This is what I was thinking! So, lessons it is and then we will move onto adopting a horse when she is more capable. I think it would be good for me to get joined in so I also understand the true work that needs to be put into owning a horse. I am going to get in contact with a local school and see what options they have for my daughter. I understand this is a big commitment, that's why I never just jumped straight into the responsibilities and wanted to get it all planned out first.

I will go make a few phones calls then get back to you guys! Thanks


----------



## Theocat (8 February 2017)

Wwarren said:



			This is what I was thinking! So, lessons it is and then we will move onto adopting a horse when she is more capable. I think it would be good for me to get joined in so I also understand the true work that needs to be put into owning a horse. I am going to get in contact with a local school and see what options they have for my daughter. I understand this is a big commitment, that's why I never just jumped straight into the responsibilities and wanted to get it all planned out first.

I will go make a few phones calls then get back to you guys! Thanks
		
Click to expand...

One thing to add - there's often a temptation, after a few months of lessons, to start thinking it's cheaper to get your own. This is never true, even if your daughter is having three or four lessons a week!

Start with lessons, build up to several a week, get your daughter (and you!) on some horse care  / stable management courses.  If your daughter isn't desperate to spend weekends at the yard by that point, she's not going to be keen enough to go through the work required to look after the horse properly.

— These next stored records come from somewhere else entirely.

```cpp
static int select_dev(vslam_fe* fe, int nimg, int lap0, int lap1) {
    hipStream_t st = fe->stream;
    int32_t* d_err = fe->d_counts + (size_t)fe->B * 4;
    const int rc = enqueue_blur(fe, nimg);
    if (rc) return rc;
    if (fe->profiling) HIPCHK(hipEventRecord(fe->ev_prof[7], st));
    vk_octree(st, fe->d_cand, fe->cand_stride, (int)fe->cells.size(), fe->oct, fe->d_pts[0], fe->d_pts[1],
              fe->d_oct_sorted, (size_t)fe->cand_cap, fe->d_sel_xyr, fe->d_sel_cnt, d_err, fe->p.nlevels, nimg,
              fe->d_oct_redo, fe->tune.oct_regkeys, fe->oct_threads);
    vk_assign_out(st, fe->oct, fe->geom, fe->d_sel_xyr, fe->d_sel_cnt, lap0, lap1, fe->d_sel, fe->d_counts, fe->cap,
                  d_err, nimg, fe->d_oct_redo);
    if (fe->profiling) HIPCHK(hipEventRecord(fe->ev_prof[8], st));
    return VSLAM_OK;
}

static int enqueue_back(vslam_fe* fe, int nimg, int lap0, int lap1) {
// ... 582 lines not shown
```

vi_slam_amd/csrc/vslam_host.cpp:

```cpp
#include "vslam_host.h"
#include "vslam_undistort.h"

#include <algorithm>
#include <climits>
#include <cmath>
#include <cstdlib>
#include <cstring>

namespace vslam {

static inline int cv_round(float v) { return (int)lrintf(v); }
static inline int cv_round(double v) { return (int)lrint(v); }
static inline int cv_floor(float v) {
    int i = (int)v;
    return i - (i > v);
}
static inline int cv_ceil(float v) {
    int i = (int)v;
    return i + (i < v);
}
static inline int16_t sat_short(float v) {
    int iv = cv_round(v);
    return (int16_t)std::min(std::max(iv, (int)SHRT_MIN), (int)SHRT_MAX);
}
// ... 32 lines not shown
    for (v = 0; v <= vmax; ++v) t.umax[v] = cv_round(sqrt(hp2 - v * v));
    for (v = HP, v0 = 0; v >= vmin; --v) {
        while (t.umax[v0] == t.umax[v0 + 1]) ++v0;
        t.umax[v] = v0;
        ++v0;
    }
    t.disc_u.clear();
    t.disc_v.clear();
    for (v = -HP; v <= HP; v++) {
        const int d = t.umax[std::abs(v)];
        for (int u = -d; u <= d; u++) {
            t.disc_u.push_back((int8_t)u);
            t.disc_v.push_back((int8_t)v);
        }
    }
}

void level_size(const ExtractorTables& t, int w, int h, int level, int* lw, int* lh) {
    const float scale = t.inv_scale[level];
    *lw = cv_round((float)w * scale);
    *lh = cv_round((float)h * scale);
}

void build_resize_tables(int sw, int sh, int dw, int dh, ResizeTables& r) {
    const int ONE = 2048;
    const double scale_x = 1. / ((double)dw / sw), scale_y = 1. / ((double)dh / sh);
    r.xtab.resize(2 * dw);
    r.xa.resize(2 * dw);
    r.ytab.resize(2 * dh);
    r.yb.resize(2 * dh);
    for (int dx = 0; dx < dw; dx++) {
        float fx = (float)((dx + 0.5) * scale_x - 0.5);
        int sx = cv_floor(fx);
        fx -= sx;
        if (sx < 0) { fx = 0; sx = 0; }
        if (sx >= sw - 1) { fx = 0; sx = sw - 1; }
        r.xtab[2 * dx] = (uint16_t)sx;
        r.xtab[2 * dx + 1] = (uint16_t)std::min(sx + 1, sw - 1);
        r.xa[2 * dx] = sat_short((1.f - fx) * ONE);
        r.xa[2 * dx + 1] = sat_short(fx * ONE);
    }
    auto clip = [](int x, int a, int b) { return x >= a ? (x < b ? x : b - 1) : a; };
    for (int dy = 0; dy < dh; dy++) {
        float fy = (float)((dy + 0.5) * scale_y - 0.5);
        int sy = cv_floor(fy);
        fy -= sy;
        r.ytab[2 * dy] = (uint16_t)clip(sy, 0, sh);
        r.ytab[2 * dy + 1] = (uint16_t)clip(sy + 1, 0, sh);
        r.yb[2 * dy] = sat_short((1.f - fy) * ONE);
        r.yb[2 * dy + 1] = sat_short(fy * ONE);
    }
}

bool build_resize_quads(const ResizeTables& r, int sw, int dw, std::vector<uint16_t>& qbase,
                        std::vector<uint32_t>& quads) {
    if (sw < 8) return false;
    const int nq = (dw + 3) / 4;
    qbase.assign(nq, 0);
    quads.assign((size_t)nq * 8, 0);
    for (int q = 0; q < nq; q++) {
        int lo = 1 << 30, hi = -1;
        for (int j = 0; j < 4; j++) {
            const int dx = std::min(4 * q + j, dw - 1);
            lo = std::min(lo, (int)r.xtab[2 * dx]);
            hi = std::max(hi, (int)r.xtab[2 * dx + 1]);
        }
        const int base = std::min(lo, sw - 8);
        if (hi - base > 7) return false;
        qbase[q] = (uint16_t)base;
        for (int j = 0; j < 4; j++) {
            const int dx = std::min(4 * q + j, dw - 1);
            const uint32_t o0 = r.xtab[2 * dx] - base, o1 = r.xtab[2 * dx + 1] - base;
            quads[(size_t)q * 8 + j] = o0 | (0x0cu << 8) | (o1 << 16) | (0x0cu << 24);
            quads[(size_t)q * 8 + 4 + j] = (uint32_t)(uint16_t)r.xa[2 * dx] | ((uint32_t)(uint16_t)r.xa[2 * dx + 1] << 16);
        }
    }
    return true;
}


static inline int div_floor4(int x) { return x >> 2; }

static bool plan_with(const std::vector<const PyrLevelTables*>& tabs, int l0, int ntx, int nty, size_t max_lds,
                      PyrGroupPlan& plan) {
    const int nl = (int)tabs.size();
    plan.l0 = l0;
    plan.nl = nl;
    plan.ntx = ntx;
    plan.nty = nty;
    plan.tiles.assign((size_t)ntx * nty * (nl + 1), PyrTileLevel{});
    size_t lds_max = 0;
    for (int ty = 0; ty < nty; ty++)
        for (int tx = 0; tx < ntx; tx++) {
            PyrTileLevel* T = &plan.tiles[((size_t)ty * ntx + tx) * (nl + 1)];
            int cq0[VSLAM_MAX_LEVELS + 1], cq1[VSLAM_MAX_LEVELS + 1], cr0[VSLAM_MAX_LEVELS + 1], cr1[VSLAM_MAX_LEVELS + 1];
            int nq0 = -1, nq1 = -1, nr0 = -1, nr1 = -1;
            for (int j = nl; j >= 0; j--) {
                int oq0 = 0, oq1 = 0, or0 = 0, or1 = 0;
                if (j >= 1) {
                    const PyrLevelTables& t = *tabs[j - 1];
                    const int nq = (t.dw + 3) / 4;
                    oq0 = (int)((long long)tx * nq / ntx);
                    oq1 = (int)((long long)(tx + 1) * nq / ntx);
                    or0 = (int)((long long)ty * t.dh / nty);
                    or1 = (int)((long long)(ty + 1) * t.dh / nty);
                    T[j].sq0 = (int16_t)oq0; T[j].sq1 = (int16_t)oq1; T[j].sr0 = (int16_t)or0; T[j].sr1 = (int16_t)or1;
                }
                const bool own = j >= 1 && oq1 > oq0 && or1 > or0, need = nq1 > nq0 && nr1 > nr0;
                if (!own && !need) { cq0[j] = cq1[j] = cr0[j] = cr1[j] = 0; }
                else if (own && need) {
                    cq0[j] = std::min(oq0, nq0); cq1[j] = std::max(oq1, nq1);
                    cr0[j] = std::min(or0, nr0); cr1[j] = std::max(or1, nr1);
                } else if (own) { cq0[j] = oq0; cq1[j] = oq1; cr0[j] = or0; cr1[j] = or1; }
                else { cq0[j] = nq0; cq1[j] = nq1; cr0[j] = nr0; cr1[j] = nr1; }
                nq0 = nq1 = nr0 = nr1 = -1;
                if (j >= 1 && cq1[j] > cq0[j]) {
                    const PyrLevelTables& t = *tabs[j - 1];
                    const int dxl = std::min(4 * cq1[j], t.dw) - 1;
                    const int lo = t.qbase[cq0[j]];
                    const int hi = t.r.xtab[2 * dxl + 1];
                    nq0 = div_floor4(lo);
                    nq1 = div_floor4(hi) + 1;
                    nr0 = t.r.ytab[2 * cr0[j]];
                    nr1 = t.r.ytab[2 * (cr1[j] - 1) + 1] + 1;
                }
            }
            size_t off = 0;
            for (int j = 0; j <= nl; j++) {
                T[j].c0 = (int16_t)(4 * cq0[j]);
                T[j].nc = (int16_t)(4 * (cq1[j] - cq0[j]));
                T[j].r0 = (int16_t)cr0[j];
                T[j].nr = (int16_t)(cr1[j] - cr0[j]);
                T[j].pitch = (uint32_t)((T[j].nc + 8 + 15) & ~15);
                T[j].lds_off = (uint32_t)off;
                off += (size_t)T[j].pitch * T[j].nr;
                if (j >= 1 && T[j].nc / 4 > 64) return false;
                if (j == 0 && T[j].pitch / 16 > 64) return false;
            }
            for (int j = 1; j <= nl; j++) {
                T[j].rt_off = (uint32_t)off;
                off += ((size_t)T[j].nr * 8 + 15) & ~(size_t)15;
            }
            lds_max = std::max(lds_max, off + 16);
        }
    plan.lds_bytes = lds_max;
    return lds_max <= max_lds;
}

bool build_pyramid_group(const std::vector<const PyrLevelTables*>& tabs, int l0, size_t max_lds, PyrGroupPlan& plan, int rows_override) {
    if (tabs.empty() || tabs.size() > VSLAM_MAX_LEVELS) return false;
    for (const PyrLevelTables* t : tabs)
        if (!t || t->qbase.empty()) return false;
    const int nq1 = (tabs[0]->dw + 3) / 4, h1 = tabs[0]->dh;
    int rows = 48;
    if (rows_override >= 0) rows = std::min(64, std::max(4, rows_override));
    const int nty = std::max(1, (h1 + rows - 1) / rows);
#ifndef VSLAM_PYR_TILE_QUADS
#define VSLAM_PYR_TILE_QUADS 52
#endif
    for (int ntx = std::max(1, (nq1 + VSLAM_PYR_TILE_QUADS - 1) / VSLAM_PYR_TILE_QUADS); ntx <= std::max(1, nq1 / 8); ntx++)
        if (plan_with(tabs, l0, ntx, nty, max_lds, plan)) return true;
    return false;
}
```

If money isn't an issue, you can do opt for full livery, where all the care is done for you - and you could also include having the horse schooled fir you a couple of times a week; that will help keep the horse working properly and give your daughter a much nicer experience while she improves.


----------



## ycbm (8 February 2017)

Was there a reason that your daughter reached fifteen before she asked to learn to ride a horse? I ask because if she has been interested in horses all her life and is 'horse mad' then it seems late age to actually learn to ride. And that would make me question how long her interest will last once she realises that learning to ride and care for a horse involves getting mucky, smelly, and falling off. 

You might find she quickly goes off the idea of owning her own, but your wallet will thank you for it


----------



## neddy man (8 February 2017)

Plus it will soon be " boy " time, will the horse just get ignored for the new fun that enters her life.


----------



## chestnut cob (8 February 2017)

ycbm said:



			Was there a reason that your daughter reached fifteen before she asked to learn to ride a horse? I ask because if she has been interested in horses all her life and is 'horse mad' then it seems late age to actually learn to ride. And that would make me question how long her interest will last once she realises that learning to ride and care for a horse involves getting mucky, smelly, and falling off. 

You might find she quickly goes off the idea of owning her own, but your wallet will thank you for it 

Click to expand...

I don't think this is necessarily true.  I was always horse mad but didn't start learning to ride until I was 18 simply because my parents couldn't afford to pay for it, so I started when I could afford to pay for it myself.  I'm now 36 and have never gone off it.  Not all parents are in a situation to be able to pay for their kids to have riding lessons, and mine wanted me to concentrate on studying rather than spending all of my spare time working to pay for lessons.


----------



## tallyho! (8 February 2017)

Wwarren said:



			Hello house and hound forum,

This seems like the perfect place for me to get the information needed to help my daughter follow her dream. Ever since she was a baby she has had a huge fascination with horses. On TV, in the fields, toys, you name it she is a little horse crazy haha. I knew the day would come when she would want to care for a horse and learn how to ride. Then maybe to go on and learn how to perform Dressage, she has always been very interested when the Olympics are on.

Anyway, I'm here because I have never owned a horse before and I can only imagine the amount of work that goes into it. I felt it wasn't right to just jump in and learn as we went. I want to be completely clued up for when we take on this responsibility. 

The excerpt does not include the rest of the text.